I know what you mean. My antenatal care at the hospital was wonderful, my CS went fine, there were no long term complications, the midwives and all staff were lovely and kind and there was nothing wrong with the after care. I have absolutely nothing to be upset about or feel down about in relation to the arrival or DS or the care. I just feel guilty about how I felt towards DS and some of the things I did. Sad

OP posts:
RedToothBrush · 12/11/2014 12:47

Writer are you often a perfectionist type of person?

nottheOP · 12/11/2014 12:58

You just don't hear about mothers struggling in the early days. PND gets a bit of press but not just the everyday struggle.
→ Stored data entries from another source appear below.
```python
SIGNATURES = {
    "sr_version": (_i, []),
    "sr_last_error": (C.c_char_p, []),
    "sr_fwd_stream_elems": (_i64, [_i, _i]),
    "sr_bwd_stream_elems": (_i64, [_i, _i]),
    "sr_act_elems_per_tile": (_i64, [_i, _i]),
    "sr_satnerf_render_fwd": (_i, [_vp, _i, _i, _i, _vp, _vp, _vp, _vp, _vp]),
    "sr_render_points_per_block": (_i, [_i, _i]),
    "sr_satnerf_render_train": (_i, [_vp, _i, _i, _i, _vp, _vp, _vp, _vp, _vp, _vp, _i, _vp]),
    "sr_pack_stream": (_i, [_vp, _vp, _vp, _i64, _vp, _vp, _i64, _vp]),
    "sr_dpre_elems_per_tile": (_i64, [_i, _i]),
    "sr_workspace_tiles": (_i64, [_i64]),
    "sr_dpre_workspace_elems": (_i64, [_i64, _i, _i]),
    "sr_unpack_grads": (_i, [_vp, _vp, _vp, _i64, _vp, _vp, _i, _vp]),
    "sr_composite_image": (_i, [_vp, _vp, _vp, _f, _vp, _vp, _vp, _vp, _i64, _i, _vp, _vp]),
    "sr_latlonalt_from_depth": (_i, [_vp, _i, _vp, _i64, _vp, _d, _vp, _vp, _vp, _vp]),
    "sr_linear_fwd": (_i, [C.POINTER(LinearSrc), _i, _vp, _vp, _i64, _i, _i, _vp, _i, _vp]),
    "sr_linear_bwd_input": (_i, [_vp, _i, _vp, _i, _i, _vp, _i, _i, C.POINTER(LinearSrc), _i64, _i, _vp, _i, _vp]),
    "sr_linear_bwd_weight": (_i, [_vp, _i, _vp, _i, _i, C.POINTER(LinearSrc), _i, _i64, _i, _vp, _vp, _vp]),
    "sr_positional_map": (_i, [_vp, _i, _i, _i64, _i, _vp, _vp]),
    "sr_points_along": (_i, [_vp, _i, _i, _vp, _i64, _i, _vp, _vp]),
    "sr_wgrad_plan": (_i, [_vp, _i, _i64, _i, _i, _vp]),
    "sr_satnerf_mlp_bwd": (_i, [_i, _i, _i64, _vp, _vp, _vp, _vp, _vp, _vp, _vp, _vp, _vp, _vp, _vp, _vp, _i, _vp]),
    "sr_satnerf_wgrad": (_i, [_i, _i, _i64, _vp, _vp, _vp, _i, _i, _vp, _vp]),
    "sr_satnerf_wgrad8": (_i, [_i, _i, _i64, _vp, _i64, _vp, _vp, _vp, _i, _i, _i, _vp, _vp]),
    "sr_wgrad8_load_ints": (_i, []),
    "sr_sky_bwd": (_i, [_vp, _i, _i64, _i, _vp, _vp, _vp, _vp, _vp, _vp, _vp, _vp, _vp, _vp]),
    "sr_embedding_bwd": (_i, [_vp, _vp, _i64, _i, _i, _vp, _vp]),
    "sr_ray_setup": (_i, [_vp, _i, _vp, _i64, _i, _i, _vp, _vp, _vp, _vp, _vp, _vp, _vp]),
    "sr_sc_loss": (_i, [_vp, _vp, _vp, _f, _vp, _i64, _i, _f, _vp, _vp, _vp]),
    "sr_depth_loss": (_i, [_vp, _vp, _i, _i, _i64, _f, _vp, _vp, _vp]),
    "sr_ray_setup_rng": (_i, [_vp, _i, C.c_uint64, _vp, _i, _i64, _i, _i, _vp, _vp, _vp, _vp, _vp, _vp, _vp]),
    "sr_render_loss": (_i, [_vp, _vp, _vp, _f, _vp, _vp, _vp, _vp, _vp, _i64, _i, _f, _vp, _vp, _vp, _vp, _vp, _vp, _vp, _vp, _vp]),
    "sr_satnerf_loss": (_i, [_vp, _vp, _vp, _vp, _i64, _i, _f, _f, _vp, _vp, _vp, _vp, _vp, _vp]),
    "sr_adam_step": (_i, [_vp, _vp, _vp, _vp, _i64, _f, _f, _f, _f, _f, _i64, _i, _vp]),
    "sr_gather_setup": (_i, [_vp, _vp, _vp, _vp, _i64, _vp, _vp, _vp, _vp, _i64, _i, _i, _vp, _vp, _vp, _vp, _vp, _vp, C.c_uint64, _vp, _i, _vp]),
    "sr_gather_batch": (_i, [_vp, _vp, _vp, _vp, _i64, _vp, _vp, _vp, _vp, _i64, _vp]),
    "sr_grad_tail": (_i, [_vp, _vp, _vp, _i64, _vp, _i, _vp, _i, _vp, _i, _i64, _i, _vp, _vp, _vp, _vp, _vp, _vp, _vp, _vp, _vp, _vp, _vp, _i, _i,
                          _vp, _vp]),
    "sr_grad_tail_adam": (_i, [_vp, _vp, _vp, _i64, _vp, _i, _vp, _i, _vp, _i, _i64, _i, _vp, _vp, _vp, _vp, _vp, _vp, _vp, _vp, _vp, _vp, _vp, _i, _i,
                               _vp, _vp, _vp, _vp, _vp, _i, _vp, _f, _f, _f, _f, _f, _vp, _vp]),
    "sr_adam_step_graph": (_i, [_vp, _vp, _vp, _vp, _i64, _f, _f, _f, _f, _f, _vp, _i, _vp]),
    "sr_adam_step_pack": (_i, [_vp, _vp, _vp, _vp, _i64, _f, _f, _f, _f, _f, _vp, _i, _i64, _vp, _vp]),
    "sr_pack_all": (_i, [_vp, _vp, _vp, _i64, _vp, _vp, _vp, _vp, _i64, _vp, _vp, _i64, _vp]),
    "sr_gather_scale_f32": (_i, [_vp, _vp, _vp, _i64, _vp, _vp]),
    "sr_ray_sample_fwd": (_i, [_vp, _i, _vp, _i64, _i, _vp, _vp]),
    "sr_sky_fwd": (_i, [_vp, _i, _i64, _i, _vp, _vp, _vp, _vp, _vp, _vp]),
    "sr_satnerf_mlp_fwd": (_i, [C.POINTER(MlpInputs), _i, _i, _i, _vp, _vp, _vp, _vp, _vp, _vp, _vp, _vp, _i, _vp]),
    "sr_composite_fwd": (_i, [_vp, _vp, _vp, _f, _vp, _vp, _vp, _i64, _i, _i, _vp, _vp, _vp, _vp, _vp]),
    "sr_composite_bwd": (_i, [_vp, _vp, _vp, _f, _vp, _vp, _vp, _vp, _vp, _vp, _i64, _i, _i, _vp, _vp, _vp, _vp, _vp, _vp,
                              _vp, _vp, _vp]),
    "sr_sample_pdf_merge": (_i, [_vp, _vp, _vp, _i64, _i, _i, _f, _vp, _vp]),
    "sr_sample_pdf": (_i, [_vp, _vp, _vp, _i64, _i, _i, _f, _vp, _vp]),
    "sr_rpc_rays": (_i, [_vp, _i, _i, _d, _d, _vp, _d, _d, _d, _vp, _vp, _vp]),
    "sr_rpc_rays_at": (_i, [_vp, _vp, _i64, _d, _d, _vp, _d, _d, _d, _vp, _vp]),
    "sr_reprojection_errors": (_i, [_vp, _vp, _vp, _i64, _vp, _i64, _vp, _vp]),
    "sr_keypoint_weights_scratch": (_i, [_i64, _i, C.POINTER(_i64)]),
    "sr_keypoint_weights": (_i, [_vp, _vp, _vp, _i64, _i64, _i, _vp, _i64, _vp, _vp, _vp, _vp]),
    "sr_tie_point_depths": (_i, [_vp, _vp, _vp, _i64, _i64, _vp, _d, _vp, _vp, _vp]),
    "sr_idw_grid_scratch": (_i, [_i64, _i, C.POINTER(_i64)]),
    "sr_idw_interpolate": (_i, [_vp, _vp, _i64, _vp, _i64, _i, _i, _i, _vp, _i64, _vp, _vp, _vp, _vp]),
    "sr_gaussian_filter_f64": (_i, [_vp, _i, _i, _vp, _i, _vp, _i, _vp, _vp, _vp]),
    "sr_utm_zone": (_i, [_d, _d, C.POINTER(_i), C.POINTER(_i)]),
    "sr_utm_from_latlon": (_i, [_vp, _vp, _i64, _i, _vp, _vp, _vp]),
    "sr_depth_to_utm": (_i, [_vp, _i, _vp, _i64, _vp, _d, _i, _vp, _vp, _vp, _vp, _vp]),
    "sr_dsm_bounds": (_i, [_vp, _vp, _vp, _i64, _vp, _vp]),
    "sr_dsm_rasterize": (_i, [_vp, _vp, _vp, _i64, _d, _d, _d, _i, _i, _i, _d, _vp, _vp, _vp, _vp]),
    "sr_dsm_register_scratch": (_i, [_i, _i, _i, _i, _i, C.POINTER(_i64), C.POINTER(_i)]),
    "sr_dsm_downsample2x": (_i, [_vp, _i, _i, _vp, _vp]),
    "sr_dsm_compute_shift": (_i, [_vp, _i, _i, _vp, _i, _i, _i, _i, _vp, _i64, _vp, _vp, _vp, _vp, _vp]),
    "sr_dsm_apply_shift": (_i, [_vp, _i, _i, _vp, _vp, _vp, _vp]),
    "sr_image_metrics_scratch": (_i, [_i64, _i64, _i, _i, C.POINTER(_i64)]),
    "sr_image_sse": (_i, [_vp, _vp, _i64, _vp, _i64, _vp, _i64, _vp, _vp]),
    "sr_ssim_sum": (_i, [_vp, _vp, _i64, _i, _i, _vp, _i64, _vp, _vp]),
# ... 30 lines not shown
```

satnerf_amd/csrc/mlp_bwd.hip:

```cpp
#ifndef SR_BWD_TILES
#define SR_BWD_TILES 1
#endif
#if SR_BWD_TILES == 2
#define SR_MODE1_NW 4
#endif
#include "mlp_bwd.inc"

namespace sr {
int launch_bwd512(const BwdParams& p, int fmt, hipStream_t st);
long bwd512_stream_pieces();
int dpre8_units_512();
int act8_units_512(int auxs);
}

using namespace sr;

extern "C" int sr_satnerf_mlp_bwd(int feat, int tau, int64_t n_points, const uint16_t* bwd_stream, const uint16_t* acts, const float* albedo,
                                  const float* sigma, const float* sun_v, const float* beta, const float* g_albedo, const float* g_sigma,
                                  const float* g_sun_v, const float* g_beta, uint16_t* dpre, float* d_t, int fmt, void* stream) {
  SR_REQUIRE(feat == kFeat || feat == 512, "sr_satnerf_mlp_bwd: feat=%d unsupported (this build handles %d and 512)", feat, kFeat);
  SR_REQUIRE(tau >= 1 && tau <= 24, "sr_satnerf_mlp_bwd: tau=%d unsupported (1..24)", tau);
  SR_REQUIRE(fmt == SR_FMT16 || fmt == SR_FMT8, "sr_satnerf_mlp_bwd: workspace format must be 16 or 8 (got %d)", fmt);
  SR_REQUIRE(feat == kFeat || fmt == SR_FMT8, "sr_satnerf_mlp_bwd: feat=512 trains on the 8-bit workspaces only");
  SR_REQUIRE(bwd_stream && acts && dpre && albedo && sigma && sun_v && beta, "sr_satnerf_mlp_bwd: null pointer argument");
  if (n_points <= 0) return 0;
  BwdParams p;
  p.g_albedo = g_albedo, p.g_sigma = g_sigma, p.g_sun = g_sun_v, p.g_beta = g_beta;
  p.albedo = albedo, p.sigma = sigma, p.sun_v = sun_v, p.beta = beta;
  p.acts = (const uint4*)acts, p.dpre = (uint4*)dpre, p.d_t = d_t;
  p.stream = (const char*)bwd_stream;
  p.n_points = n_points, p.tau = tau, p.auxs = aux_steps(tau);
  p.emax = fmt == SR_FMT8 ? (uint4*)(dpre + sr_workspace_tiles(n_points) * sr_dpre_elems_per_tile(feat, fmt)) : nullptr;
  if (feat == 512) return launch_bwd512(p, fmt, (hipStream_t)stream);
  return fmt == SR_FMT8 ? launch_bwd_fmt<SR_FMT8>(p, (hipStream_t)stream) : launch_bwd_fmt<SR_FMT16>(p, (hipStream_t)stream);
}
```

I didn't feel an immediate rush of love at all. I felt shell shocked after birth and then I felt tired and confused at how to look after this life that was dependant on me and I had no clue what I was doing. I mourned my old life and wondered what I was thinking having a child.

My experience is by no means unique. I also bizarrely feel guilt at not being more patient, giving up on BFing which I hated. I still look at new mums who are just chilled out and enjoying it all and wish I could have been more like them but it just isn't my make up... they are probably struggling too in reality.

A big factor is how alone we are in this. We have the internet and books but real support from family and friends is so limited as everyone is working and has so little time. We think we have to do it alone. 60 years ago everyone pitched in. You recovered for a week in hospital from an uncomplicated vaginal delivery, let alone a CS or assisted delivery. A 4 hourly routine and bottle feeding, as well as a huge support from you family and community made this period much more bearable. Without the pressures, we might not have these difficulties.

Try not to beat yourself up OP. I went back to work when DS was 6.5 months old and was pleased to go back and hand him over to the professionals who knew what they were doing. I still hadn;t really bonded. I think he was about a year old when I could honestly say that I enjoyed spending my days with him and now at 2.4 I gush like any other. No more for me though!!

Writerwannabe83 · 12/11/2014 13:17

I'm a total perfectionist Red - everything has to be done to a high standard and in a specific way. I'm one of those types who pays attention to detail, dots the i's and crosses the t's etc. I'm very thorough and everything has to be sequential and logical.

I do set high standards for myself, I know I do.

My DH on the other hand is so ridiculously chilled out, I just can't understand how he can live his life that way. We are complete polar opposites.